Texas - current Pecan IPM programs have reduced insecticide application by 40% over the past 2 decades and are currently using at-risk chemicals for 90+% of their very limited applications organophosphates, carbamates and lindane). Loss of these products will greatly increase use of pyrethroids with increased problems of secondary pests, resistance and costs, jeopardizing the Texas Pecan IPM programs. A pesticide/technology use grower survey was initiated Dec., 2003 to track progress of pecan IPM program. Studies initiated in conjunction with A. Knutson and B. Ree on "Impact of Fire Ants in Pecan" and continued with Dr. Charles Barr. Fire ant management with methoprene baits did not affect foliar pests of pecan. Follow-up work with A. Cognato on pecan-insect interaction and J. Jackman on web based predictions for pecan nut casebearer (PNC). Worked with O. Ochoa and Mech. Eng. students on physical properties of Carya, with Dr. C. Coble in Ag. Eng. on development of an inexpensive clock trap to monitor insect circadian rhythms and initiated a study of chemical properties of hickories with Dr. L. Rooney of Soil and Crop Science. Work with USDA Pecan Breeding Lab on host plant resistance in pecan and with chemical companies continued to develop new materials. Consolidated and published data on PNC pheromone, discovered a cryptic species of nut borer in Mexico (probably Acrobasis caryivorella) and found an attractant having pheromone potential.

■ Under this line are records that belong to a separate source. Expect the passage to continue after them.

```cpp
template <int KS, int KC, int WX, int R, int VEC = 1>
struct ConvGeom {
    static constexpr int kTileX = 16 * WX;
    static constexpr int kTileY = R * (4 / WX);
    static constexpr int kHalo = KS / 2;
    static constexpr int kRows = kTileY + 2 * kHalo;
    static constexpr int kLeft = (VEC == 4 && KS == 3) ? 4 : kHalo;
    static constexpr int kCols = kTileX + 2 * kLeft;
    static constexpr int kColOff = kLeft - kHalo;
    static constexpr int kPlane = kRows * kCols;
// ... 421 lines not shown
```

endoscopydepthestimation-pytorch_amd/csrc/net.hip:

```cpp
#include <new>
#include <vector>

#include "dgrad_kernels.h"
#include "dgrad_block_kernels.h"
#include "dgrad_newmap_kernels.h"
#include "td_dgrad_kernels.h"
#include "td_fwd_kernels.h"
#include "wgrad_taps_kernels.h"
#include "wgrad1x1_kernels.h"
#include "wgrad_nsplit_kernels.h"
#include "wgrad_x3_kernels.h"
#include "wgrad_f34_kernels.h"
#include "wgrad_subpix_kernels.h"
#include "wino_fwd_kernels.h"
#include "wino4_fwd_kernels.h"
#include "dgrad_wino_kernels.h"
#include "dgrad_wino3_kernels.h"


namespace endo {

int run_dgrad_wino3_nl4(const DgradBlockParams& p, const float* const* u, hipStream_t stream);
bool dgrad_wino3p_applies(const DgradBlockParams& p);
int run_dgrad_wino3p_nl4(const DgradBlockParams& p, const float* const* u, int blocks, double* fw_parts, int* blocks_used, hipStream_t stream);

constexpr int kGrowth = 12;
constexpr int kLayers = 4;
constexpr int kFirst = 48;
constexpr int kLevels = 5;
constexpr int kNew = kGrowth * kLayers;
constexpr float kBnEps = 1.0e-5f;
constexpr float kBnMomentum = 0.1f;
constexpr int kSideStreamFromLevel = 0;

struct ConvP { int64_t w, b; int cout, cin, ks; int64_t u; int64_t ud; };
struct BnP { int64_t g, b; int c; int64_t run; int64_t saved; };

struct Table {
    ConvP first, final_;
    ConvP down_conv[kLevels][kLayers], td_conv[kLevels], bott_conv[kLayers], tu_conv[kLevels], up_conv[kLevels][kLayers];
    BnP down_bn[kLevels][kLayers], td_bn[kLevels], bott_bn[kLayers], up_bn[kLevels][kLayers];
    std::vector<int64_t> param_offsets;
    std::vector<BnP*> bn_order;
    int64_t param_floats = 0, bn_floats = 0, bn_width_total = 0;
    WinoWeightTable wino;
    WinoWeightTable wino4;
    int64_t wino4_floats = 0;
// ... 84 lines not shown

struct endo_net {
    int n, h, w;
    int groups;
    int64_t gs;
    struct Level { int h, w, t; int64_t plane; int64_t act, grad; int64_t sums; int64_t pq; } lv[kLevels + 1];
    int64_t pre_off;
    int64_t saved_off;
    int64_t idx_off[kLevels];
    int64_t sums_off;
    int64_t sums_bytes;
    int64_t tape_floats;
    int64_t partial_off;
    int64_t wino_off;
    int64_t wino4_off;
    int64_t pq_off;
    int64_t pq_floats;
    int64_t scratch_off;
    int64_t scratch_bytes;
    int64_t slot_stride;
    int64_t wg_scratch_off;
    int64_t tuw_scratch_off;
    int64_t wd_off;
    int64_t gplane_off;
    int64_t bias_parts_off;
    int64_t fw_parts_off;
    int64_t bias_parts_floats;
    int64_t gradws_floats;
    hipStream_t wstream;
    hipEvent_t ev_fork, ev_join;
// ... 160 lines not shown
            if (training) {
                const double mean = a.saved[j][go + 2 * c], rstd = a.saved[j][go + 2 * c + 1];
                const double scale = a.gamma[j][c] * rstd;
                const double k = scale * rstd * s2 / count;
                dp += static_cast<double>(static_cast<float>(-k));
                dq += static_cast<double>(static_cast<float>(-scale * s1 / count + k * mean));
            }
        }
        if (training) {
            pq_p[c] += static_cast<float>(dp);
            pq_q[c] += static_cast<float>(dq);
        }
    }
}

__global__ void tu_phase_weights_kernel(const float* __restrict__ w, int cout, int cin, float* __restrict__ out) {
    constexpr int kPhW = 2 * 12 * 16 + 16;
    const int total = 2 * cin * 2 * 12 * 16;
    for (int i = blockIdx.x * blockDim.x + threadIdx.x; i < total; i += gridDim.x * blockDim.x) {
        const int lane16 = i & 15;
        const int slot = (i >> 4) % 12;
        const int t = (i / (16 * 12)) & 1;
        const int ci = (i / (16 * 12 * 2)) % cin;
        const int a = i / (16 * 12 * 2 * cin);
        int ctap, tile;
        if (slot < 3) { ctap = 0; tile = slot; } else if (slot < 9) { ctap = 1; tile = slot - 3; } else { ctap = 2; tile = slot - 9 + 3; }
        const int b = tile / 3, co = (tile % 3) * 16 + lane16;
        float v = 0.f;
        if (co < cout) {
            const float* src = w + (static_cast<int64_t>(co) * cin + ci) * 9;
            const int ky0 = a == 0 ? (t == 0 ? 0 : 1) : (t == 0 ? 0 : 2), ky1 = a == 0 ? (t == 0 ? 0 : 2) : (t == 0 ? 1 : 2);
            int kx0, kx1;
// ... 11 lines not shown
    const int total = 4 * cout * 4 * cin;
    for (int i = blockIdx.x * blockDim.x + threadIdx.x; i < total; i += gridDim.x * blockDim.x) {
        const int ci = i % cin;
        const int tap = (i / cin) & 3;
        const int co = (i / (4 * cin)) % cout;
        const int ph = i / (4 * cin * cout);
        const int alpha = ph >> 1, beta = ph & 1, tyi = tap >> 1, txi = tap & 1;
        const int ky0 = alpha == 0 ? (tyi == 0 ? 1 : 0) : (tyi == 0 ? 2 : 0), ky1 = alpha == 0 ? (tyi == 0 ? 2 : 0) : (tyi == 0 ? 2 : 1);
        const int kx0 = beta == 0 ? (txi == 0 ? 1 : 0) : (txi == 0 ? 2 : 0), kx1 = beta == 0 ? (txi == 0 ? 2 : 0) : (txi == 0 ? 2 : 1);
        const float* src = w + (static_cast<int64_t>(co) * cin + ci) * 9;
        float v = 0.f;
        for (int ky = ky0; ky <= ky1; ++ky)
            for (int kx = kx0; kx <= kx1; ++kx) v += src[ky * 3 + kx];
        out[static_cast<int64_t>(ph * cout + co) * pitch + tap * cin + ci] = v;
    }
}
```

Kansas/Missouri - The impact of a sawfly outbreak and subsequent defoliation on pecan pistillate flower abortion was studied on 4 cultivars. Fruit drop from trees defoliated by sawflies were compared to trees that sustained little or no sawfly damage. Early season defoliation by sawfly larvae did not influence fruit drop by the cultivars Chetopa, Pawnee, and Posey. Fruit drop was increased 4x following sawfly defoliation of the cultivar, Giles. Giles trees not infested with sawfly larvae dropped 0.7 nuts per cluster following pollination while heavily infested trees dropped 2.8 nuts/cluster. Additionally, a study of normal pecan fruit abortion following pollination in native pecans revealed that abortion rates are much higher during ?off? years than in ?on? years. Over the same time period, percent of clusters damaged by PNC larvae was greater during ?off? years than ?on? years. Pistillate flower abortion rate provides a tool for predicting nut set and for predicting the need for casebearer control measures.

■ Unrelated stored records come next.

+        hipLaunchKernelGGL(dev::k_mg_eigvecs, dim3(K), dim3(256), 0, stream, pk, (const double*)Qf.p, (const double*)S.p,
+                           (const int*)src_d.p, Uall.p);
+        PX_HIP(hipGetLastError());
+        wait((hipEvent_t)ev_rec);
+        const double* r = rec_h.p;
+        bool ok = (r[2 * dev::MAXK] == 0.0);
+        for (int c = 0; ok && c < K; ++c) ok = std::isfinite(r[c]) && std::isfinite(r[dev::MAXK + c]);
+        if (!ok) return false;
+        for (int c = 0; c < K; ++c) { f[c] = r[c]; D[c] = r[dev::MAXK + c]; }
+        return true;
+    }
+};
+
+}
diff --git a/proxsdp.jl_amd/csrc/solver.hip.hpp b/proxsdp.jl_amd/csrc/solver.hip.hpp
--- a/proxsdp.jl_amd/csrc/solver.hip.hpp
+++ b/proxsdp.jl_amd/csrc/solver.hip.hpp
@@ -159,6 +159,7 @@
 }
 }
 #include "shard_comm.hip.hpp"
+#include "merge_device.hip.hpp"
 namespace proxsdp {
 
 struct CircularVector {
@@ -216,6 +217,10 @@
     SplitEig& split_ref() { return *splitp; }
     bool split_ready = false;
     bool merge_active = false;
+    bool dev_wanted = false;
+    bool dev_merge = false;
+    bool dev_staged = false;
+    bool merge_on_device = false;
     std::vector<double> erow;
 };
 
@@ -265,6 +270,7 @@
     int ritz_first = 0, ritz_r = 0;
     PinnedBuf rec_early;
     SplitEig split;
+    DeviceMerge dmerge;
     int batch_slot = 0;
     bool b1_defer = false;
     int b1_rot_K = 0;
@@ -439,6 +445,7 @@
     void extract_factors(const std::vector<double>& x);
     void rotate(EigWork& W, int K, const std::vector<double>& U, int ldu, int ncols, double* out, int copy_src, int copy_dst,
                 const double* extra, int nextra);
+    void rotate_launch(EigWork& W, int K, const double* Ud, int ncols, double* out, int copy_src, int copy_dst);
 
     void test_project(int idx, double* xp, int tr);
     void test_full_eig(const double* xin, double* xout) { current_rank.assign(1, 0); min_eig.assign(1, 0.0); full_eig_project(0, xin, xout, false); }
@@ -986,10 +993,14 @@
     }
     W.U.upload(tmp, (size_t)K * ncols + (size_t)std::max(nextra, 0), stream);
     if (nextra > 0) W.arrow_p = W.U.p + (size_t)K * ncols;
+    rotate_launch(W, K, W.U.p, ncols, out, copy_src, copy_dst);
+}
+
+inline void Solver::rotate_launch(EigWork& W, int K, const double* Ud, int ncols, double* out, int copy_src, int copy_dst) {
     if (W.lzrun.wide) {
         if (ncols > 0 || copy_src >= 0)
             hipLaunchKernelGGL(dev::k_lzw_rotate, dim3(W.nt, std::max(1, ceil_div(ncols, dev::LZW_RC))), dim3(dev::TPB), 0, stream,
-                               (const double*)W.V.p, W.npad, K, (const double*)W.U.p, ncols, out, W.npad, copy_src, copy_dst);
+                               (const double*)W.V.p, W.npad, K, Ud, ncols, out, W.npad, copy_src, copy_dst);
         return;
     }
     {
@@ -997,7 +1008,7 @@
         const size_t lds_m = ((size_t)Kp * dev::RM_LDV + (size_t)dev::RM_CG * (Kp + 2)) * sizeof(double);
         if (K >= 32 && ncols >= 16 && (int)lds_m <= rotate_mfma_lds_cap) {
             hipLaunchKernelGGL(dev::k_lz_rotate_mfma, dim3(W.nt, ceil_div(ncols, dev::RM_CG)), dim3(dev::TPB), lds_m, stream,
-                               (const double*)W.V.p, W.npad, K, (const double*)W.U.p, ncols, out, W.npad, copy_src, copy_dst);
+                               (const double*)W.V.p, W.npad, K, Ud, ncols, out, W.npad, copy_src, copy_dst);
             return;
         }
     }
@@ -1009,7 +1020,7 @@
         const bool last = (c0 + cn >= ncols);
         if (cn > 0 || (last && copy_src >= 0))
             hipLaunchKernelGGL(dev::k_lz_rotate, dim3(W.nt), dim3(dev::TPB), (size_t)K * cn * 8 + vbytes, stream,
-                               W.V.p, W.npad, W.n, K, W.U.p + (size_t)c0 * K, K, cn,
+                               W.V.p, W.npad, W.n, K, Ud + (size_t)c0 * K, K, cn,
                                out + (size_t)c0 * W.npad, W.npad, last ? copy_src : -1, copy_dst - c0);
         c0 += std::max(cn, 1);
     } while (c0 < ncols);
@@ -1043,6 +1054,7 @@
     R.howmany = nev; R.numiter = 1; R.converged = 0; R.K = 0; R.kfirst = 0; R.pos_count = -1;
     R.pos_fail = false; R.presymv = false; R.betaK = 0.0;
     R.split_ready = false; R.merge_active = false;
+    R.dev_wanted = R.dev_merge = R.dev_staged = R.merge_on_device = false;
     R.splitp = &W.split;
     return true;
 }
@@ -1093,22 +1105,37 @@
         return false;
     }
     if (betaK <= tol && K < R.howmany && !R.arpack) R.howmany = K;
-    R.merge_active = false;
+    R.merge_active = false; R.merge_on_device = false;
     if (K > 1 && R.split_ready && K == krylovdim) {
         const double te0 = now_s();
-        if (R.split_ref().second(K, al.data(), be.data()) == 0) {
-            R.erow.resize(K);
-            R.split_ref().M.row_of_vectors(K - 1, R.erow.data());
-            for (int c = 0; c < K; ++c) {
-                D[c] = R.split_ref().M.evals[K - 1 - c];
-                f[c] = betaK * R.erow[K - 1 - c];
+        double waited = 0.0;
+        SplitEig& Sp = R.split_ref();
+        if (Sp.tail(K, al.data(), be.data()) == 0) {
+            bool on_device = false;
+            if (R.dev_merge && R.dev_staged)
+                on_device = W.dmerge.run(Sp, K, betaK, stream, [&](hipEvent_t e) {
+                    const double tw0 = now_s();
+                    wait_event(e);
+                    waited = now_s() - tw0;
+                }, D.data(), f.data());
+            if (on_device) {
+                W.lst.reserved_s[PROXSDP_STATS_DEVICE_EIG_MERGES]++;
+            } else {
+                if (R.dev_wanted) W.lst.reserved_s[PROXSDP_STATS_DEVICE_EIG_MERGE_FALLBACKS]++;
+                Sp.merge_host();
+                R.erow.resize(K);
+                Sp.M.row_of_vectors(K - 1, R.erow.data());
+                for (int c = 0; c < K; ++c) {
+                    D[c] = Sp.M.evals[K - 1 - c];
+                    f[c] = betaK * R.erow[K - 1 - c];
+                }
             }
-            R.merge_active = true;
+            R.merge_active = true; R.merge_on_device = on_device;
             W.lst.host_eigs++; W.lst.host_eig_merges++;
         }
-        W.lst.host_eig_time += now_s() - te0;
-    }
-    R.split_ready = false;
+        W.lst.host_eig_time += now_s() - te0 - waited;
+    }
+    R.split_ready = false; R.dev_staged = false;
     if (!R.merge_active) lz_rayleigh(W, R, K, betaK, true, kfirst == 0);
     int converged = 0;
     if (!R.arpack) {
@@ -1170,9 +1197,14 @@
 
 inline void Solver::lz_restart(EigWork& W, LzRun& R, int K, int keep, bool speculated) {
     const std::vector<double>& D = R.D; const std::vector<double>& f = R.f;
-    if (!R.wide) for (int j = 0; j < keep; ++j) { W.arrow_host.p[j] = f[j]; W.arrow_host.p[dev::MAXK + j] = D[j]; }
-    if (R.merge_active) lz_merge_vectors(W, R, keep);
-    rotate(W, K, R.U, K, keep, W.Z.p, K, keep, W.arrow_host.p, R.wide ? 0 : 2 * dev::MAXK);
+    if (R.merge_on_device) {
+        W.arrow_p = W.dmerge.rec_d.p;
+        rotate_launch(W, K, W.dmerge.Uall.p, keep, W.Z.p, K, keep);
+    } else {
+        if (!R.wide) for (int j = 0; j < keep; ++j) { W.arrow_host.p[j] = f[j]; W.arrow_host.p[dev::MAXK + j] = D[j]; }
+        if (R.merge_active) lz_merge_vectors(W, R, keep);
+        rotate(W, K, R.U, K, keep, W.Z.p, K, keep, W.arrow_host.p, R.wide ? 0 : 2 * dev::MAXK);
+    }
     std::swap(W.V.p, W.Z.p);
     std::fill(R.T.begin(), R.T.end(), 0.0);
     const int ld = R.ld;
@@ -1194,6 +1226,7 @@
         if (R.pos_fail || R.pos_count < 0) { W.converged = false; return; }
         W.count = R.pos_count; W.converged_eigs = R.pos_count; W.converged = true;
         W.vals.assign(R.D.begin(), R.D.begin() + R.pos_count);
+        if (R.pos_count > 0 && R.merge_on_device) { rotate_launch(W, K, W.dmerge.Uall.p, R.pos_count, W.Z.p, -1, 0); return; }
         if (R.pos_count > 0 && R.merge_active) lz_merge_vectors(W, R, R.pos_count);
         if (R.pos_count > 0) rotate(W, K, R.U, K, R.pos_count, W.Z.p, -1, 0, nullptr, 0);
         return;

Alabama - pecan orchards across production areas in AL were monitored with pheromone traps for PNC, light traps for hickory shuckworm and emergence traps for pecan weevil. Direct counts were made to determine relative populations of yellow aphids, the black pecan aphid and the pecan leaf scorch mite. Traps were serviced daily and reported weekly, while direct counts were made weekly.

Louisiana - Two varieties of Round-Up Ready soybeans (Garst 588RR/N, Asgrow AG6101)were planted as stink bug trap crops in mid-June. Sweep net samples for stink bugs were taken weekly, beginning at pod formation. When sweep net samples were taken, 100 nut clusters were inspected for stink bugs. Sweep net sampling indicated attractiveness of the soybeans to stink bugs. However, the soybeans proved to be unattractive to Leptoglosus phyllopus. No statistically significant differences could be detected in the number of nuts damaged on trees in the area around the trap crop and on trees where there was no trap crop. Damage levels were low, ranging from 2 to 8 %. Insecticide trials were conducted for control of pecan nut PNC and hickory shuckworm (HSW). PNC trials were conducted at a commercial pecan orchard located south of Benton, LA. Significantly fewer nut clusters were damaged by first and second generation PNC on trees treated with Dimilin 2L (.126 lb[ai]/acre), Lorsban 4E (1.0 lb[ai]/acre), Spintor 2SC (0.06 lb[ai]/acre), and Imidan 70WSB (1.4 lb[ai]/acre) than on the untreated control trees. HSW trials were conducted at the Pecan Research-Extension Station orchard located south of Shreveport, LA. Although shuckworm damage levels were low (four percent on the untreated control trees) significantly fewer nuts were damaged on trees treated with Spintor 2SC (0.06 lb[ai]/acre), Intrepid 2F (0.06,0.12 lb[ai]/acre), Baythroid 2EC (0.022 lb[ai]/acre), Lorsban 4E (1.0 lb[ai]/acre), and Confirm 2F (0.12 lb[ai]/acre) than on the untreated control trees.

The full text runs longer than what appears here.